*WHAT TO PRODUCE*
For each line in the data below that has the word "hipStreamWaitEvent", copy that line.

*MATERIAL FOR THE TASK*
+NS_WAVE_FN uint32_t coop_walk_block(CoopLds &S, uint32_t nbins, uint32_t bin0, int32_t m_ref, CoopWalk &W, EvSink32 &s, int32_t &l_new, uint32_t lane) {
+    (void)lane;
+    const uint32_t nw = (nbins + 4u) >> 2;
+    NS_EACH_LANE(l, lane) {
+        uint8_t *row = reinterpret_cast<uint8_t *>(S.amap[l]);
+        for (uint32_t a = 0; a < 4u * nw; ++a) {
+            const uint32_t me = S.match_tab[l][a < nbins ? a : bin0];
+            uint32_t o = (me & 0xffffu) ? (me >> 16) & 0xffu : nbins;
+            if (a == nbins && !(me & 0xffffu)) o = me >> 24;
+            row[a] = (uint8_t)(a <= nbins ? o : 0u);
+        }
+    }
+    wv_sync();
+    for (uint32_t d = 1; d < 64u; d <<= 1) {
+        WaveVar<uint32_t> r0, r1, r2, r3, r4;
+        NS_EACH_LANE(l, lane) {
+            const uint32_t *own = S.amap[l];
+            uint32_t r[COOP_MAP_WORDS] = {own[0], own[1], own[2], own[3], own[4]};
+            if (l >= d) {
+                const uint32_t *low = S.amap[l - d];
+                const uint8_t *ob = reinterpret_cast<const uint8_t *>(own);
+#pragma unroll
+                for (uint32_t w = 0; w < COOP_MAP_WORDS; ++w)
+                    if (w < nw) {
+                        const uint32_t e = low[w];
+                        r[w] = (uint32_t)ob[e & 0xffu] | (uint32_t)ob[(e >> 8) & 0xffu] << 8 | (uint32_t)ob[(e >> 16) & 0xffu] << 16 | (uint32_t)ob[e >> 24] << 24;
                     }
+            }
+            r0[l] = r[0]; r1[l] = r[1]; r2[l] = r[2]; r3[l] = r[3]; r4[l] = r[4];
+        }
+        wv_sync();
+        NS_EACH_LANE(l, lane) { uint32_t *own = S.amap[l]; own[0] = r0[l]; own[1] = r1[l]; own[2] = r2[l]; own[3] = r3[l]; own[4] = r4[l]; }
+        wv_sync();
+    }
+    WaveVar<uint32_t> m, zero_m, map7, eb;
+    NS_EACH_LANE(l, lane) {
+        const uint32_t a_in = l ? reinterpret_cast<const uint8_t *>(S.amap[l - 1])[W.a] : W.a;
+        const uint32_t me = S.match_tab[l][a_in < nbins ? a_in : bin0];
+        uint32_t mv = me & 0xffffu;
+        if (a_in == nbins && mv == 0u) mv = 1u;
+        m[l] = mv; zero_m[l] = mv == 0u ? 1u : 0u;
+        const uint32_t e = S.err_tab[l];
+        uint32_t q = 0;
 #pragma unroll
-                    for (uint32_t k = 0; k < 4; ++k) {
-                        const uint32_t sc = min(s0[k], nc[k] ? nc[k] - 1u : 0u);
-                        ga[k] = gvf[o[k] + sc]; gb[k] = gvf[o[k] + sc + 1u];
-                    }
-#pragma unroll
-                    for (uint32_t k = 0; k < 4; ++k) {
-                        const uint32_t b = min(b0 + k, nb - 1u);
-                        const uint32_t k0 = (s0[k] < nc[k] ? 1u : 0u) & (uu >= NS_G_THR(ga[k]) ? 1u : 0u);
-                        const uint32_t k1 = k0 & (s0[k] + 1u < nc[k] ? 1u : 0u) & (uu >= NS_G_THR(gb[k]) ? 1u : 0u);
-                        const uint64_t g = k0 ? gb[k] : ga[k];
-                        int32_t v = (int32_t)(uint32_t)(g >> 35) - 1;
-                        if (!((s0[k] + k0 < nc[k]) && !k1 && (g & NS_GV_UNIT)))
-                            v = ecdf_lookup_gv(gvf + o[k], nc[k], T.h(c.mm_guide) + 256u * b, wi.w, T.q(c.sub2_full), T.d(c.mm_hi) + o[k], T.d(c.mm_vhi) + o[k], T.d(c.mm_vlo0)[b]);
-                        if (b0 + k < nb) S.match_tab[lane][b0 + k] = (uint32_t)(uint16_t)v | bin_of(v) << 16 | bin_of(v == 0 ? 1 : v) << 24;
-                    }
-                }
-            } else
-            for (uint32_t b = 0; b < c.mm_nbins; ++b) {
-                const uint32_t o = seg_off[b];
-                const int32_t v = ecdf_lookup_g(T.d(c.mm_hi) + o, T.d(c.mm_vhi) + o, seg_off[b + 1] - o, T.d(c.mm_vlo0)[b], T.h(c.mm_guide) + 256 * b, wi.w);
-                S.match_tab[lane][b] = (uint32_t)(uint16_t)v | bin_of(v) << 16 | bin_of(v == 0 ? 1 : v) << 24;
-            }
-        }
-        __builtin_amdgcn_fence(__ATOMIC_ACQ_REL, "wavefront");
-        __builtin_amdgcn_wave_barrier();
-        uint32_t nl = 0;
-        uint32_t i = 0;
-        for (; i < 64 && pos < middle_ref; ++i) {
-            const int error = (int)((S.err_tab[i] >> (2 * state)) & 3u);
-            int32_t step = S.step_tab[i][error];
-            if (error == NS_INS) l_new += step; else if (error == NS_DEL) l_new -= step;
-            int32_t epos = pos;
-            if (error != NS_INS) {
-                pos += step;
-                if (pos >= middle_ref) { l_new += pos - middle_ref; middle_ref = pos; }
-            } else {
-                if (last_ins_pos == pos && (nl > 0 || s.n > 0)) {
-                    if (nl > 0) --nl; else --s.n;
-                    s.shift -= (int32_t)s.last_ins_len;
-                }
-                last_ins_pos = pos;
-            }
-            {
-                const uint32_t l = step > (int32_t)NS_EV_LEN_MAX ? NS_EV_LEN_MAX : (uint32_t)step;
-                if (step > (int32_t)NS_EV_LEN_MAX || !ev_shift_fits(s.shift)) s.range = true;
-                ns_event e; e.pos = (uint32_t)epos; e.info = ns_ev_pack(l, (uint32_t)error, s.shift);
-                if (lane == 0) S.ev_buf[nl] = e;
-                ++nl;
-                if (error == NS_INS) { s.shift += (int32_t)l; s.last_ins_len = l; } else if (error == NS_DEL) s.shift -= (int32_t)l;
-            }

==

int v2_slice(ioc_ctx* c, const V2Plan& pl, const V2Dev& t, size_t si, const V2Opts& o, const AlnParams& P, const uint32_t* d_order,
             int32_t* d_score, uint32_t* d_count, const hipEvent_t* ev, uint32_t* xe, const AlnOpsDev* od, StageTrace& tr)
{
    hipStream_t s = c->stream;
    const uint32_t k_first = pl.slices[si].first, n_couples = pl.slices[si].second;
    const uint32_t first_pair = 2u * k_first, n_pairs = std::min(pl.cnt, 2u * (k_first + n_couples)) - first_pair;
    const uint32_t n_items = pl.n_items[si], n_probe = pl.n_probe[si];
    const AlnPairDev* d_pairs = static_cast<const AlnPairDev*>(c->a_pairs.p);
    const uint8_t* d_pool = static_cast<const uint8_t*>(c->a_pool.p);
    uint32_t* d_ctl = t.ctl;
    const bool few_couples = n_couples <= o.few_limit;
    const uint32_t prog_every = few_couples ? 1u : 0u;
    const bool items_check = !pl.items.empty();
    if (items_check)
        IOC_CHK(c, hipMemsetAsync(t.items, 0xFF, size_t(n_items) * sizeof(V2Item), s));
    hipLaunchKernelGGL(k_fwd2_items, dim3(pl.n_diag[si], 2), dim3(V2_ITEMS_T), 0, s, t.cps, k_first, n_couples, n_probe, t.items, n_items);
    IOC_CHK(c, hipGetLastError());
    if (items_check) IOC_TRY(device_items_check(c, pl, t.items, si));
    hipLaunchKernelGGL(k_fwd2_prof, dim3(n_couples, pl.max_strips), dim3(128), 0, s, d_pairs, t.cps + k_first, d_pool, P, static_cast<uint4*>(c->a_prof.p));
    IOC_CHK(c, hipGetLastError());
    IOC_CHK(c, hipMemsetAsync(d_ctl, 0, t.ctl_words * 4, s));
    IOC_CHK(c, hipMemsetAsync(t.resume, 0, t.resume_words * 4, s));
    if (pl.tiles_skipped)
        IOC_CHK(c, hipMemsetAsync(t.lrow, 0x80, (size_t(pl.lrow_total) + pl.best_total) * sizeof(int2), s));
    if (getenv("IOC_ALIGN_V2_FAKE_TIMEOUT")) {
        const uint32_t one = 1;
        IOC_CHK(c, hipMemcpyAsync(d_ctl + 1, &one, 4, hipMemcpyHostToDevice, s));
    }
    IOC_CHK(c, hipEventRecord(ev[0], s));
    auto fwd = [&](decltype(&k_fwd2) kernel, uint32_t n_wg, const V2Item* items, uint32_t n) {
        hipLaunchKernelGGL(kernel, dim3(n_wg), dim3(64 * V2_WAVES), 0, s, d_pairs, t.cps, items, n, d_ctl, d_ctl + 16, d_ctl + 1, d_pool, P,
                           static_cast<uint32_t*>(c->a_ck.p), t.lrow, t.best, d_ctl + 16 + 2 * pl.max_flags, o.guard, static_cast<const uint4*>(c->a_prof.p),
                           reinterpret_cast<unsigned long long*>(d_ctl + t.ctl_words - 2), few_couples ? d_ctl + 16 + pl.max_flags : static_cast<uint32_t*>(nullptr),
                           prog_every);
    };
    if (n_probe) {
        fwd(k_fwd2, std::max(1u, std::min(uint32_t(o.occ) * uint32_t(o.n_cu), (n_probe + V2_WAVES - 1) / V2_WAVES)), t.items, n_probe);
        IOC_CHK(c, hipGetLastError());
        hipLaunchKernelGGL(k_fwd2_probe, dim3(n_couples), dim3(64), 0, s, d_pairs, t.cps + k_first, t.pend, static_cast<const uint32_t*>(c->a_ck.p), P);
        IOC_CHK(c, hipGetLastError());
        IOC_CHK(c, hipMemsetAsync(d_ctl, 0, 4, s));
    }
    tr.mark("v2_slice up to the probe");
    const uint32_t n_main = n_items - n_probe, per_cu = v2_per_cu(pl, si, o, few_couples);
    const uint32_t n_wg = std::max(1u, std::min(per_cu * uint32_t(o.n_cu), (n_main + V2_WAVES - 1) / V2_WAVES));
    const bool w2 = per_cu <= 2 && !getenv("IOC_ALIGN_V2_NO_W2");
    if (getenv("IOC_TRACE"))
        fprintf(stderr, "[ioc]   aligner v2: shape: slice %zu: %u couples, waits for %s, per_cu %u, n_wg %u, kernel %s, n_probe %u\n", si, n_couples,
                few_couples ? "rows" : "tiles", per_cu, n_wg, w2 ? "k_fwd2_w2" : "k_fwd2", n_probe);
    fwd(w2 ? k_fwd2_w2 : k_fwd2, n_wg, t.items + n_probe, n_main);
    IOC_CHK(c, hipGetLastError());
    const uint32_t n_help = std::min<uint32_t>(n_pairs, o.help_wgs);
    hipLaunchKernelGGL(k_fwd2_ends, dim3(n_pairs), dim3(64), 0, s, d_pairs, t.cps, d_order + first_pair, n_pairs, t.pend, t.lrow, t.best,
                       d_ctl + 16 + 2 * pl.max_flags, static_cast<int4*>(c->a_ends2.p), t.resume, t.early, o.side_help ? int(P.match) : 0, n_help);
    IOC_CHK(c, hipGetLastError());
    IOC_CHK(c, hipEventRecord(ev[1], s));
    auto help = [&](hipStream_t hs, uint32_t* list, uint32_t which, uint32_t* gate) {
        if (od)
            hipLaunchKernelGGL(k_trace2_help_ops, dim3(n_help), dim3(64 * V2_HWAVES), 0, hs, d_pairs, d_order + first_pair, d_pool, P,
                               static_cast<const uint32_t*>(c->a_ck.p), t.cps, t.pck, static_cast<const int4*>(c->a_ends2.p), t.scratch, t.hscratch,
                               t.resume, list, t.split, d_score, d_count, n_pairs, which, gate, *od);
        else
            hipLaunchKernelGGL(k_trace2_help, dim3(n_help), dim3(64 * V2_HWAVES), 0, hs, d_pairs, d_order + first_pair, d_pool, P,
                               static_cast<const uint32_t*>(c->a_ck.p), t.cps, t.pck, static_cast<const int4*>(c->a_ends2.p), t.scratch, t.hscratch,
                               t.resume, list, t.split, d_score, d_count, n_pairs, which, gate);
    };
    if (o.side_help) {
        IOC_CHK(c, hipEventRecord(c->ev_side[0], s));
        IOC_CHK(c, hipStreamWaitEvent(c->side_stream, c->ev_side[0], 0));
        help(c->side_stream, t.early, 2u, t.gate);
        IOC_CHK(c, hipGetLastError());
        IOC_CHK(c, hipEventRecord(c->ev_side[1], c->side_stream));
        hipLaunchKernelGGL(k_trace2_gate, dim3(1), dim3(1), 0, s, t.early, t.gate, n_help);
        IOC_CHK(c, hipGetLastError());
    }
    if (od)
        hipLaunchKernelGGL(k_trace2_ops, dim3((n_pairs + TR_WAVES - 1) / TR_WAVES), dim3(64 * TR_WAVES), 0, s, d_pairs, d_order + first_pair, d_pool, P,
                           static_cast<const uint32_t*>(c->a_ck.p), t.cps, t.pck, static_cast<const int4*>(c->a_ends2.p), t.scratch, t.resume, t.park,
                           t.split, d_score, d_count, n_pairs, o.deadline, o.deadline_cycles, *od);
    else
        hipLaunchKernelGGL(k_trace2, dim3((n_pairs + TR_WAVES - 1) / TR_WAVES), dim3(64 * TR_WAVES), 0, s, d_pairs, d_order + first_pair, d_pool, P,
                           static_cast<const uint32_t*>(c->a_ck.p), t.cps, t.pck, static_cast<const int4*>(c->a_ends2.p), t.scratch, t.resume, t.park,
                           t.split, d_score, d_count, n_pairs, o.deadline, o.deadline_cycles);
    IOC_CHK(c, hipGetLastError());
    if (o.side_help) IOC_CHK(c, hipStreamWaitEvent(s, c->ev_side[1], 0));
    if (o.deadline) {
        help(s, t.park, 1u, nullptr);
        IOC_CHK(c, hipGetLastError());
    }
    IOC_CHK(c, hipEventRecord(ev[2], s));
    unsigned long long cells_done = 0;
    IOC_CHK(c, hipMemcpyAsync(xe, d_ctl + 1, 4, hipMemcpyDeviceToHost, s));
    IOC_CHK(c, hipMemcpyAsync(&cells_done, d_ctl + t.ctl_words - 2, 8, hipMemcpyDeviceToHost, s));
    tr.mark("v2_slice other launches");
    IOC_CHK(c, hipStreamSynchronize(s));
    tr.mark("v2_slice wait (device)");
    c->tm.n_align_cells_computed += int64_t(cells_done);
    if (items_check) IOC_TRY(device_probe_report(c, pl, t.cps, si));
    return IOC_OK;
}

...

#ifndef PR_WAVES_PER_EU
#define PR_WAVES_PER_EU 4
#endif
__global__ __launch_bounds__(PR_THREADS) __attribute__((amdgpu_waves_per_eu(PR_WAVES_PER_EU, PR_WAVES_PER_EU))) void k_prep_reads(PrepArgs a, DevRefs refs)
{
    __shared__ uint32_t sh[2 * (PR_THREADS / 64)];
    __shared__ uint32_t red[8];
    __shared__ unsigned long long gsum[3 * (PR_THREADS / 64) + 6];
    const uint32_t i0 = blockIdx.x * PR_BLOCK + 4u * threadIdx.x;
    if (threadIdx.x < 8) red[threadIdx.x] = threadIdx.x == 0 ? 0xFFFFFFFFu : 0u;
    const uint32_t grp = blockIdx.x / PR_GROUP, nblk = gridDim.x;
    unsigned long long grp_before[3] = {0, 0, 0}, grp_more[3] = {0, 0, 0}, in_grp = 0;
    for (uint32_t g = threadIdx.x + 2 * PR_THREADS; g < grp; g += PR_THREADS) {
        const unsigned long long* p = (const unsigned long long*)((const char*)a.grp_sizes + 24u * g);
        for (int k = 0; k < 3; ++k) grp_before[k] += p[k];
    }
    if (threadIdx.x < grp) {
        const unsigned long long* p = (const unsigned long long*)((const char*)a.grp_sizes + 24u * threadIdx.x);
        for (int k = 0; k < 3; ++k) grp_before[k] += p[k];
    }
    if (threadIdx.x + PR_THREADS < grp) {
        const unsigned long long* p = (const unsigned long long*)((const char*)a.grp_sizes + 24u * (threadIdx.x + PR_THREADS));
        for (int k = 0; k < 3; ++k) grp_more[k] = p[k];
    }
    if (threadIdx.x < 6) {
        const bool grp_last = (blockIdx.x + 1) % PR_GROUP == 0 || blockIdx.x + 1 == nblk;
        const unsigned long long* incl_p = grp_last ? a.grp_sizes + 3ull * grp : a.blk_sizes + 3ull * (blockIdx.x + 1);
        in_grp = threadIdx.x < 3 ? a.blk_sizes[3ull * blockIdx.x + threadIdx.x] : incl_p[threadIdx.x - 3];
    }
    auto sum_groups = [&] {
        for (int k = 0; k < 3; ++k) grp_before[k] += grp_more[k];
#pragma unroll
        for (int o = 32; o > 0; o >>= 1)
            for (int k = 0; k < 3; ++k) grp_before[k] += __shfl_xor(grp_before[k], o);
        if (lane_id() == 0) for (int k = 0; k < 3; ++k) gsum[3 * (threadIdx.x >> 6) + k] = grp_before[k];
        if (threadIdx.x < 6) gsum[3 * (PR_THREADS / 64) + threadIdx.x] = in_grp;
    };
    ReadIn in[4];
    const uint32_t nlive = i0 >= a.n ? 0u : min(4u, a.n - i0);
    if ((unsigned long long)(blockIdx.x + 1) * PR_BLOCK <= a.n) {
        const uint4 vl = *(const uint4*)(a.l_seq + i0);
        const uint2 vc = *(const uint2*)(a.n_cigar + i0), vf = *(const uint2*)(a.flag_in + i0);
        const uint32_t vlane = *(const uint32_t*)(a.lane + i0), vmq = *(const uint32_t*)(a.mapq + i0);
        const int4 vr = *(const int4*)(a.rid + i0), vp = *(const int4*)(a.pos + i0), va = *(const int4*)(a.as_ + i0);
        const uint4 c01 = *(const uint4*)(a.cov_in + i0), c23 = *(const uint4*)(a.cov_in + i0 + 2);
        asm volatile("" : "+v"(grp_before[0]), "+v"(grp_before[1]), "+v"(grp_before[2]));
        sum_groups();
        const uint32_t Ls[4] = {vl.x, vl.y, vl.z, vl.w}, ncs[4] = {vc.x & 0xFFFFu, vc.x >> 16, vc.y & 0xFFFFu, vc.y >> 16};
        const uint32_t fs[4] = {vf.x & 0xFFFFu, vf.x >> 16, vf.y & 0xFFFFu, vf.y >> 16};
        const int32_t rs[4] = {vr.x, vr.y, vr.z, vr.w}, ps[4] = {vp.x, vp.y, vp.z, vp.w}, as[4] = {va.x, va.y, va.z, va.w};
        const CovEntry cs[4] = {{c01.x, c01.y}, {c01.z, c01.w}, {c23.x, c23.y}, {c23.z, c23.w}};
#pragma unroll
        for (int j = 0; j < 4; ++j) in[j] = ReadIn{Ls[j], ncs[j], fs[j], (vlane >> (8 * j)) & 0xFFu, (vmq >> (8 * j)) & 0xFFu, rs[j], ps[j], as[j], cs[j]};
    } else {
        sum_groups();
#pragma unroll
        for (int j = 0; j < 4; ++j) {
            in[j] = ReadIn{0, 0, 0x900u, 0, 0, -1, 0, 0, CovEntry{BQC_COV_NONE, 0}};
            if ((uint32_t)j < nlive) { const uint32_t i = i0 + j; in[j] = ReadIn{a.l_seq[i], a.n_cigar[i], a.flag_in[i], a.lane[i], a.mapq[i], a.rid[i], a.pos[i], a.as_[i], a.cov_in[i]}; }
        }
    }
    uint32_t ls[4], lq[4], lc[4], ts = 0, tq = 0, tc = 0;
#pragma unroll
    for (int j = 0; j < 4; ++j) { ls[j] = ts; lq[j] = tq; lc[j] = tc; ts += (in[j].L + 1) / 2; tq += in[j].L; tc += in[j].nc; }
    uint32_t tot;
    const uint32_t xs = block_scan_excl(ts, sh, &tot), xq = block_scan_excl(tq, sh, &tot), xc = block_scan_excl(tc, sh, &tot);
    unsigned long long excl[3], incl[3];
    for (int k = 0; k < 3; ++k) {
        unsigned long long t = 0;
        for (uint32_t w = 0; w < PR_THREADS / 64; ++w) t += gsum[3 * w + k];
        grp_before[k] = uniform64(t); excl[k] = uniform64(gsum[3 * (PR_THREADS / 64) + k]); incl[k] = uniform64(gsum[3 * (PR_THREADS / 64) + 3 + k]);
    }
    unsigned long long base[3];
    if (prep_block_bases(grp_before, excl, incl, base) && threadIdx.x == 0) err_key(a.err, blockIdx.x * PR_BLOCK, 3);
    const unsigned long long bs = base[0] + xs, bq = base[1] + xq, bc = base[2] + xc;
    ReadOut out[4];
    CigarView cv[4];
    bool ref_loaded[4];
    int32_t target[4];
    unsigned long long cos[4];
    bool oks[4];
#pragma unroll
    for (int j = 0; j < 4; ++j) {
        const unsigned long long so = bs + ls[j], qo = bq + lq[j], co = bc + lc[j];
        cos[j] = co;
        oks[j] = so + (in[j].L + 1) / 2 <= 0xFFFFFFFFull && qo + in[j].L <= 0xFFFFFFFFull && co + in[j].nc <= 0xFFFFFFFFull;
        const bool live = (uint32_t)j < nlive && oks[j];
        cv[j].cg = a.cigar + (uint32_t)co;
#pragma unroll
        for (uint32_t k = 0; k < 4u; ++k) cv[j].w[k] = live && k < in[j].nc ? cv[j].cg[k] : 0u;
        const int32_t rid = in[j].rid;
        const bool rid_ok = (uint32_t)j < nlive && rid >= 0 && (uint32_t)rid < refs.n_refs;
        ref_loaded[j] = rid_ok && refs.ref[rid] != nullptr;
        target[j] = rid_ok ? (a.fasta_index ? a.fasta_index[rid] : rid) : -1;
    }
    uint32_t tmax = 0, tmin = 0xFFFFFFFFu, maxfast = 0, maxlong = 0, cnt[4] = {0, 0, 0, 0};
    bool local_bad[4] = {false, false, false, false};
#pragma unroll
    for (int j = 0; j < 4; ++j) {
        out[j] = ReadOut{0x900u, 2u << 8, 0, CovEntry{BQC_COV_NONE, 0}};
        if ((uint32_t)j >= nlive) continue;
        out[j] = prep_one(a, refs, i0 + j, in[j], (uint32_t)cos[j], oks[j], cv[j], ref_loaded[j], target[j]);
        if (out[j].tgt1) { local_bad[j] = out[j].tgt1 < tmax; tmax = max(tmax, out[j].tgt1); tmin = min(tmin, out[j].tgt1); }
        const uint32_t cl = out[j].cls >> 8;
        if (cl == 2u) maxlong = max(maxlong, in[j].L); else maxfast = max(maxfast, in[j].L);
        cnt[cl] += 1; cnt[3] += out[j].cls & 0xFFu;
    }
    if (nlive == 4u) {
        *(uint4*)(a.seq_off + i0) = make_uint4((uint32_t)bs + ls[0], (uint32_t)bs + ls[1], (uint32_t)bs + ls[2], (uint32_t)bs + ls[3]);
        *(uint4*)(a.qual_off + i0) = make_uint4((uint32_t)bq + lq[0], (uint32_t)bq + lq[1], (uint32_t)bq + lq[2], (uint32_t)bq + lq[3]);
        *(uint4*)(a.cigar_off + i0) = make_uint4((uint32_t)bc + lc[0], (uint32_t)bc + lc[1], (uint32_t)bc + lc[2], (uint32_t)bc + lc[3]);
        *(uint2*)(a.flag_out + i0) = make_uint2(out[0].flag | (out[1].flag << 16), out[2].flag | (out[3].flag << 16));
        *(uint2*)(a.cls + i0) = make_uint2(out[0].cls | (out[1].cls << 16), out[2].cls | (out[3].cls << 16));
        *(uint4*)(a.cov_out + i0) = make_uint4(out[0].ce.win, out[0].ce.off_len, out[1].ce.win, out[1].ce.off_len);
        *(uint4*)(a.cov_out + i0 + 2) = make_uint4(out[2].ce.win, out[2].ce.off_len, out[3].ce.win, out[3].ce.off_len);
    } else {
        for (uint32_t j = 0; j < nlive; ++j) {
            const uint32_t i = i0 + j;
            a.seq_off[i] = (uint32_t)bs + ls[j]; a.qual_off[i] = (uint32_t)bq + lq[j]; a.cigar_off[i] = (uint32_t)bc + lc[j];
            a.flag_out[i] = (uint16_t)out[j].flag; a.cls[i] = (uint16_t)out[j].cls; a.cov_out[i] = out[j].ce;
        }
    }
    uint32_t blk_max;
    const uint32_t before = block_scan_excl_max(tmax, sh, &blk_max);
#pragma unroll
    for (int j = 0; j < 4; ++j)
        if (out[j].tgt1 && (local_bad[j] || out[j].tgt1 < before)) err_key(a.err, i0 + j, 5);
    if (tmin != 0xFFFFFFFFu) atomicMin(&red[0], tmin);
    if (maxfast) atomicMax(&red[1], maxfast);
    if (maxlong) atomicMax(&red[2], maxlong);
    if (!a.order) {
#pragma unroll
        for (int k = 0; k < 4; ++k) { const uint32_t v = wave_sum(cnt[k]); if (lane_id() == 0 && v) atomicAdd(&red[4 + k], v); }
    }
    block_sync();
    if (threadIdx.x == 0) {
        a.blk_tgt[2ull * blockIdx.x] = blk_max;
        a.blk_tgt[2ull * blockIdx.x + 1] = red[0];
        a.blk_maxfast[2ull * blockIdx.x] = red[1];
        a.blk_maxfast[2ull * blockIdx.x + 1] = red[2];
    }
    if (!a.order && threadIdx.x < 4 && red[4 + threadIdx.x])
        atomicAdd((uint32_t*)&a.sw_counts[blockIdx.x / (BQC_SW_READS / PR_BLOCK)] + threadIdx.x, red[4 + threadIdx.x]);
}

*SOLVED EXERCISE*
        IOC_CHK(c, hipStreamWaitEvent(c->side_stream, c->ev_side[0], 0));
    if (o.side_help) IOC_CHK(c, hipStreamWaitEvent(s, c->ev_side[1], 0));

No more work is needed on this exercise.